Showing up at Kim’s workplace in boots and denim shorts, Addison is charming. Asked what she wants to do when she grows up, she says, in a strong country accent, that she could be a veterinarian, adding, “I could help farm animals in need.”
“How does a cow get in need?” asks Kim.
“I don’t want to get into details,” Addison replies, “but they fall in love.”
By contrast, one of Kim’s current clients, asked in a practice interview how she’s different from her mother, replies, “I’m just like my mom — a prim and proper princess.”
Kim goes to Addison’s house to work with her one-on-one, probably because the producers wanted a change of scene. Kim is dismayed that Addison says that her talent is clogging. “Does every single little redneck chick gotta clog?” she asks the camera.
Kim suggests Addison try tap dancing instead. Demonstrating how to “sell it” with facial expressions, Kim is truly frightening.
Kim sends her mother, Jo, and sister, Allisyn, to buy camouflage-patterned clothes for the talent portion of Addison’s first pageant. We never hear why only Addison gets this service.
The mother-sister segment is jam-packed with dawdling that is supposed to be comical. They get lost driving downtown and then trash each other’s selections. Allisyn finally admits that the dress Jo finds is better than the army-surplus stuff she chose.
Allisyn says she loves to Beaddazzle everything. In a montage, she repeats the word “Beadazzle” a dozen or so times.
Addison and the other girls are going to compete in the Miss Sweet Onion Blossom pageant, which, like the pageant in the second episode provided for review, is a tiny affair held in a small room with folding chairs for the audience.
Two probably faked crises fail to add suspense: Allisyn “forgets” to pack Jo’s dress, so Kim has to make do with Allisyn’s purchases, and then Allisyn trips and sprains her ankle. At the end of the episode, as Jo and Kim help her walk, Kim points out that Allisyn is limping on the wrong foot.
Most people will be dismayed to see Addison’s transformation into a pageant clone. Nearly all of the personality we saw earlier vanishes onstage.
In the second episode provided for review, which will air on Jan. 21, Kim has her clients rehearse for a rodeo-themed pageant, then tells them that they’re not suited for it. She and Allisyn travel to a real rodeo to try to find the right girl.
Why they do this is never explained, probably because they’re doing it for the TV show. As near as we can tell, the girl they find, a 14-year-old tomboy named Hope who has never worn heels or makeup, is getting Kim’s services free of charge.
Hope’s mother, Robin, is reluctant, inspiring Kim to come up with the baloney quoted above about how being beautiful on the outside will convince women they’re beautiful on the inside. “I still look in the mirror and think I’m the ugliest fattest thing I’ve ever seen,” Kim tells her. Then she completely contradicts herself, saying, “It took me 35 years to realize that I am beautiful.”
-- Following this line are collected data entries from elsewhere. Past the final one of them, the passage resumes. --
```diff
+template <bool B_KINNER>
+inline void launch_small(const lidbox_rows_t& A, const float* Bm, long ldb, const lidbox_rows_out_t& C, long M, int N, int K, int epi,
+                         const float* aux, hipStream_t st) {
+    const int tiles_m = (int)lbx_cdiv(M, (long)SMALL_T);
+    const unsigned ntiles = (unsigned)(tiles_m * lbx_cdiv((long)N, (long)SMALL_T));
+    hipLaunchKernelGGL((gemm_small_kernel<B_KINNER>), dim3(ntiles), dim3(SMALL_W * 64), 0, st, A.base, A.row_stride, Bm, ldb, C.base,
+                       C.row_stride, (int)M, N, K, epi, aux, tiles_m, ntiles);
+}
+
+}
```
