int res8_bwd_impl(const HowlRes8Params* prm, const Feat& feat, int B, int T, int M, int C, const HowlRes8Saved* sv, const float* dlogits,
                  const HowlRes8Grads* gr, void* ws, size_t ws_bytes, int part, const float* nll, float* loss, hipStream_t stream,
                  const HowlAdamW* adamw = nullptr) {
    HOWL_REQUIRE(prm && feat.x && sv && dlogits && gr && ws, "howl_res8_bwd: null pointer");
    HOWL_REQUIRE(adamw == nullptr || (part == 0 && adamw->p && adamw->g && adamw->m && adamw->v && adamw->n >= 1 && adamw->step >= 1),
                 "howl_res8_bwd: HowlAdamW needs the whole pass (part 0) and complete buffers");
    HOWL_REQUIRE(part >= 0 && part <= 2, "howl_res8_bwd_part: part must be 0 (all), 1 or 2");
    const bool run_layers = part != 2, run_conv0 = part != 1;
    HOWL_REQUIRE(mel_strips(M) > 0, "howl_res8_bwd: M must be 40 or 80 (got %d)", M);
    HOWL_REQUIRE(B >= 1 && T / 3 >= 1, "howl_res8_bwd: B=%d T=%d unsupported", B, T);
    const Res8Plan p = res8_plan(B, T, M, ws);
    HOWL_REQUIRE(p.hv_last >= 1 && p.nr <= MAX_ROW_STRIPS, "howl_res8_bwd: T=%d frames unsupported (%d row strips)", T, p.nr);
    if (int rc = check_workspace("howl_res8_bwd", ws_bytes, p.train_bytes)) return rc;
    HOWL_REQUIRE(p.saved_floats / 2 < (size_t)1 << 31, "howl_res8_bwd: B=%d too large for the 32-bit element index of the elementwise pass", B);
    const Ws& w = p.ws;
    const double count = (double)B * (double)p.Pt;

    if (run_layers) {
        if (nll == nullptr)
            hipLaunchKernelGGL(head_bwd_pool_kernel, dim3((B * CP + 255) / 256), dim3(256), 0, stream, dlogits, prm->out_w, w.dpool,
                               B, C);
        hipLaunchKernelGGL(head_bwd_param_kernel, dim3(C + (nll != nullptr ? 2 : 1)), dim3(1024), 0, stream, dlogits, sv->pooled,
                           w.dpool, gr->out_w, gr->out_b, w.m12, B, C, p.Pt, nll, loss);
    }
    float* dx_cur = nullptr;
    float* dx_next = w.bufa;
    float* ds_prev = nullptr;
    float* ds_free = w.dsa;
    for (int i = 6; i >= 1; --i) {
        const bool even = (i % 2) == 0;
        const float* stats_i = sv->bn_stats + (size_t)(i - 1) * 2 * CP;
        float* ds_out = even ? ds_free : nullptr;
        float* dz = even ? w.dz : w.dz2;
        float* part_in = p.fused ? ((i & 1) ? w.part2 : w.part) : w.part;
        float* part_out = p.fused ? ((i & 1) ? w.part : w.part2) : w.part;
        BwdLayerLaunch a;
        a.bfold = BwdFold{stats_i, w.m12, i == 6 ? (const float*)nullptr : (const float*)part_in, p.Gh * p.SD, count};
        a.zc = plain_tile(dz);
        if (p.fused)
            a.zc = StageCfg{dx_cur, sv->s[i], even ? (const float*)ds_prev : (const float*)nullptr, ds_out, w.dpool,
                            1.0f / (float)p.Pt, true, even, false};
        else if (run_layers)
            hipLaunchKernelGGL(bn_relu_bwd_kernel, dim3(p.ew_grid), dim3(BRB_THREADS), 0, stream, (const float*)dx_cur, w.dpool, sv->s[i],
                               stats_i, w.m12, a.bfold.part, p.Gh * p.SD, count, even ? (const float*)ds_prev : (const float*)nullptr,
                               even ? 1 : 0, ds_out, dz, B, p.P);
        if (even) {
            float* t = ds_prev ? ds_prev : w.dsb;
            ds_prev = ds_out;
            ds_free = t;
        }
        const bool need_stats = i > 1;
        a.s_prev = sv->s[i - 1];
// ... 14 lines not shown
                HowlProfScope prof("conv3x3_dgrad", stream);
                Conv3x3Launch d;
                d.in = a.zc, d.wp = a.wp, d.out = a.dx, d.xs = a.xs, d.xs_stats = a.xs_stats, d.part = a.spart;
                d.bfold = a.bfold, d.wf = a.wf;
                launch_conv3x3<1>(p, stream, d);
            }
            HowlProfScope prof("wgrad", stream);
            launch_wgrad(p, stream, a);
        }
        dx_cur = dx_next;
        dx_next = (dx_next == w.bufa) ? w.bufb : w.bufa;
    }
    HOWL_REQUIRE(sv->mask0 != nullptr, "howl_res8_bwd: saved->mask0 is required");
    const HowlPtrs6 gw = ptrs6(gr->conv_w);
    const RowsAdamW no_opt{nullptr, nullptr, nullptr, nullptr, HowlAdamWCoef{}, 0, 0, 0};
    const auto reduce_rows = [&](int cols, int first, int skip, int nrows, const RowsAdamW& opt) {
        hipLaunchKernelGGL(reduce_rows_all_kernel, dim3((cols + 63) / 64, nrows + (opt.on ? 1 : 0)), dim3(1024), 0, stream,
                           (const float*)w.wpart, p.wpart_stride, p.Gh, gw, (const float*)w.c0part, p.G0w, gr->conv0_w, first, skip,
                           nrows, opt);
    };
    if (part == 1)
        reduce_rows(CP * WNCOL, 0, 0, p.fold_in_pair ? 1 : 6, no_opt);
    if (run_conv0) {
        {
            HowlProfScope prof("conv0_wgrad", stream);
            launch_conv0_wgrad(p, stream, feat, sv->mask0, dx_cur);
        }
        if (part == 0) {
            RowsAdamW opt = no_opt;
            bool own_launch = adamw != nullptr;
            if (adamw != nullptr && getenv("HOWL_NO_FOLD_ADAMW") == nullptr) {
                const float* g0 = adamw->g;
                bool flat = gr->conv0_w == g0 && gr->out_b == gr->out_w + (size_t)NMAP * C &&
                            adamw->n == (size_t)NMAP * 9 + (size_t)6 * NMAP * NMAP * 9 + (size_t)NMAP * C + (size_t)C &&
                            gr->out_w == g0 + (size_t)NMAP * 9 + (size_t)6 * NMAP * NMAP * 9;
                for (int i = 0; i < 6; ++i) flat = flat && gr->conv_w[i] == g0 + (size_t)NMAP * 9 + (size_t)i * NMAP * NMAP * 9;
                if (flat) {
                    opt = RowsAdamW{adamw->p, g0, adamw->m, adamw->v,
                                    howl_adamw_coef(adamw->lr, adamw->beta1, adamw->beta2, adamw->eps, adamw->weight_decay, adamw->step,
                                                    adamw->grad_scale),
                                    (long)((p.fold_in_pair ? gr->conv_w[1] : gr->out_w) - g0), (long)adamw->n, 1};
                    own_launch = false;
                }
            }
            reduce_rows(CP * WNCOL, 0, p.fold_in_pair ? 5 : 0, p.fold_in_pair ? 2 : 7, opt);
            if (own_launch) {
                const int rc = howl_adamw_step(adamw->p, adamw->g, adamw->m, adamw->v, adamw->n, adamw->lr, adamw->beta1, adamw->beta2,
                                               adamw->eps, adamw->weight_decay, adamw->step, adamw->grad_scale, stream);
                if (rc != HOWL_OK) return rc;
            }
        } else {
            reduce_rows(NMAP * 9, 6, 0, 1, no_opt);
        }
    }
    HOWL_CHECK_LAUNCH("howl_res8_bwd");
    return HOWL_OK;
}

}
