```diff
@@ -398,27 +450,29 @@
     if (have_low || have_high) {
         const long long *lsrc = ext_in ? ext_in : low_acc_of(gflags);
         const long long *hsrc = ext_in ? ext_in + SET_WORDS : high_acc_of(gflags);
-        s_lo[lane] = have_low ? lsrc[lane] : 0;
-        s_hi[lane] = have_high ? hsrc[lane] : 0;
-        s_v[lane] = v0;
-        if (lane < NL - 64) {
-            s_lo[64 + lane] = have_low ? lsrc[64 + lane] : 0;
-            s_hi[64 + lane] = have_high ? hsrc[64 + lane] : 0;
-            s_v[64 + lane] = v1;
-        }
-        if (!ext_in && zero_sets) {
-            long long *lo = low_acc_of(gflags), *hi = high_acc_of(gflags);
-            if (have_low) {
-                lo[lane] = 0;
-                if (lane < NL - 64) lo[64 + lane] = 0;
-            }
-            if (have_high) {
-                hi[lane] = 0;
-                if (lane < NL - 64) hi[64 + lane] = 0;
+        if (wave == 0) {
+            s_lo[lane] = have_low ? lsrc[lane] : 0;
+            s_hi[lane] = have_high ? hsrc[lane] : 0;
+            s_v[lane] = v0;
+            if (lane < NL - 64) {
+                s_lo[64 + lane] = have_low ? lsrc[64 + lane] : 0;
+                s_hi[64 + lane] = have_high ? hsrc[64 + lane] : 0;
+                s_v[64 + lane] = v1;
+            }
+            if (!ext_in && zero_sets) {
+                long long *lo = low_acc_of(gflags), *hi = high_acc_of(gflags);
+                if (have_low) {
+                    lo[lane] = 0;
+                    if (lane < NL - 64) lo[64 + lane] = 0;
+                }
+                if (have_high) {
+                    hi[lane] = 0;
+                    if (lane < NL - 64) hi[64 + lane] = 0;
+                }
             }
         }
         __syncthreads();
-        if (lane == 0) {
+        if (threadIdx.x == 0) {
             s_over = 0;
             if (have_low) normalize_digits(s_lo);
             if (have_high) normalize_digits(s_hi);
@@ -435,6 +489,7 @@
             }
         }
         __syncthreads();
+        if (wave != 0) return;
         if (ext_out) {
             if (have_low) {
                 ext_out[lane] = s_lo[lane];
@@ -457,6 +512,7 @@
             if (have_high) flags |= FLAG_PHIGH_EXACT;
         }
     }
+    if (wave != 0) return;
     WaveFinish r = finish_wave(v0, v1, flags);
     if (low_folded && !(flags & FLAG_NONFINITE)) r.ex = s_ex;
     write_record_wave(r, flags, out);
@@ -604,7 +660,7 @@
 
 hipError_t finalize_groups(Ctx &c, hipStream_t st, long long *d_out, long long *d_ext_out)
 {
-    hipLaunchKernelGGL(k_finalize, dim3(1), dim3(64), 0, st, c.gacc, c.ngroups, NL, c.gflags, 0u, 1, d_out,
+    hipLaunchKernelGGL(k_finalize, dim3(1), dim3(64 * FIN_WAVES), 0, st, c.gacc, c.ngroups, NL, c.gflags, 0u, 1, d_out,
                        (const long long *)nullptr, d_ext_out);
     return hipGetLastError();
 }
@@ -612,7 +668,7 @@
 hipError_t finalize_sets(const long long *d_sets, int nsets, unsigned flags_or, hipStream_t st, long long *d_out,
                          const long long *d_ext_sets)
 {
-    hipLaunchKernelGGL(k_finalize, dim3(1), dim3(64), 0, st, const_cast<long long *>(d_sets), nsets, SET_WORDS,
+    hipLaunchKernelGGL(k_finalize, dim3(1), dim3(64 * FIN_WAVES), 0, st, const_cast<long long *>(d_sets), nsets, SET_WORDS,
                        (unsigned *)nullptr, flags_or, 0, d_out, d_ext_sets, (long long *)nullptr);
     return hipGetLastError();
 }
```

Since Kim is a former Miss Georgia, that second statement means that the pageant process takes at least 14 years to work its magic.
Moreover, the process sometimes seems to bring out the inner ugliness in both Kim’s clients and their mothers. A mother named Angie decides to enroll her daughter in the rodeo pageant despite Kim’s advice. Another mother rats Angie out to Kim.
But there’s isn’t enough stage-mother insanity to satisfy fans of shows like “Dance Moms” and “Toddlers & Tiaras.” All of the women seem to be striving to pump up their personalities for the camera. Like many reality-show participants, they have the annoying habit of talking like people in old African-American sitcoms.
Kim just keeps running her mouth with little regard to what’s coming out. In the premiere episode, she says she’s as country as a butterbean; in the other episode she says she’s not country at all.
The show might work better if it dropped the documentary façade and became a straightforward makeover show, with Kim training one novice a week to compete against pageant veterans. As is, “Kim of Queens” is baloney, sliced thick.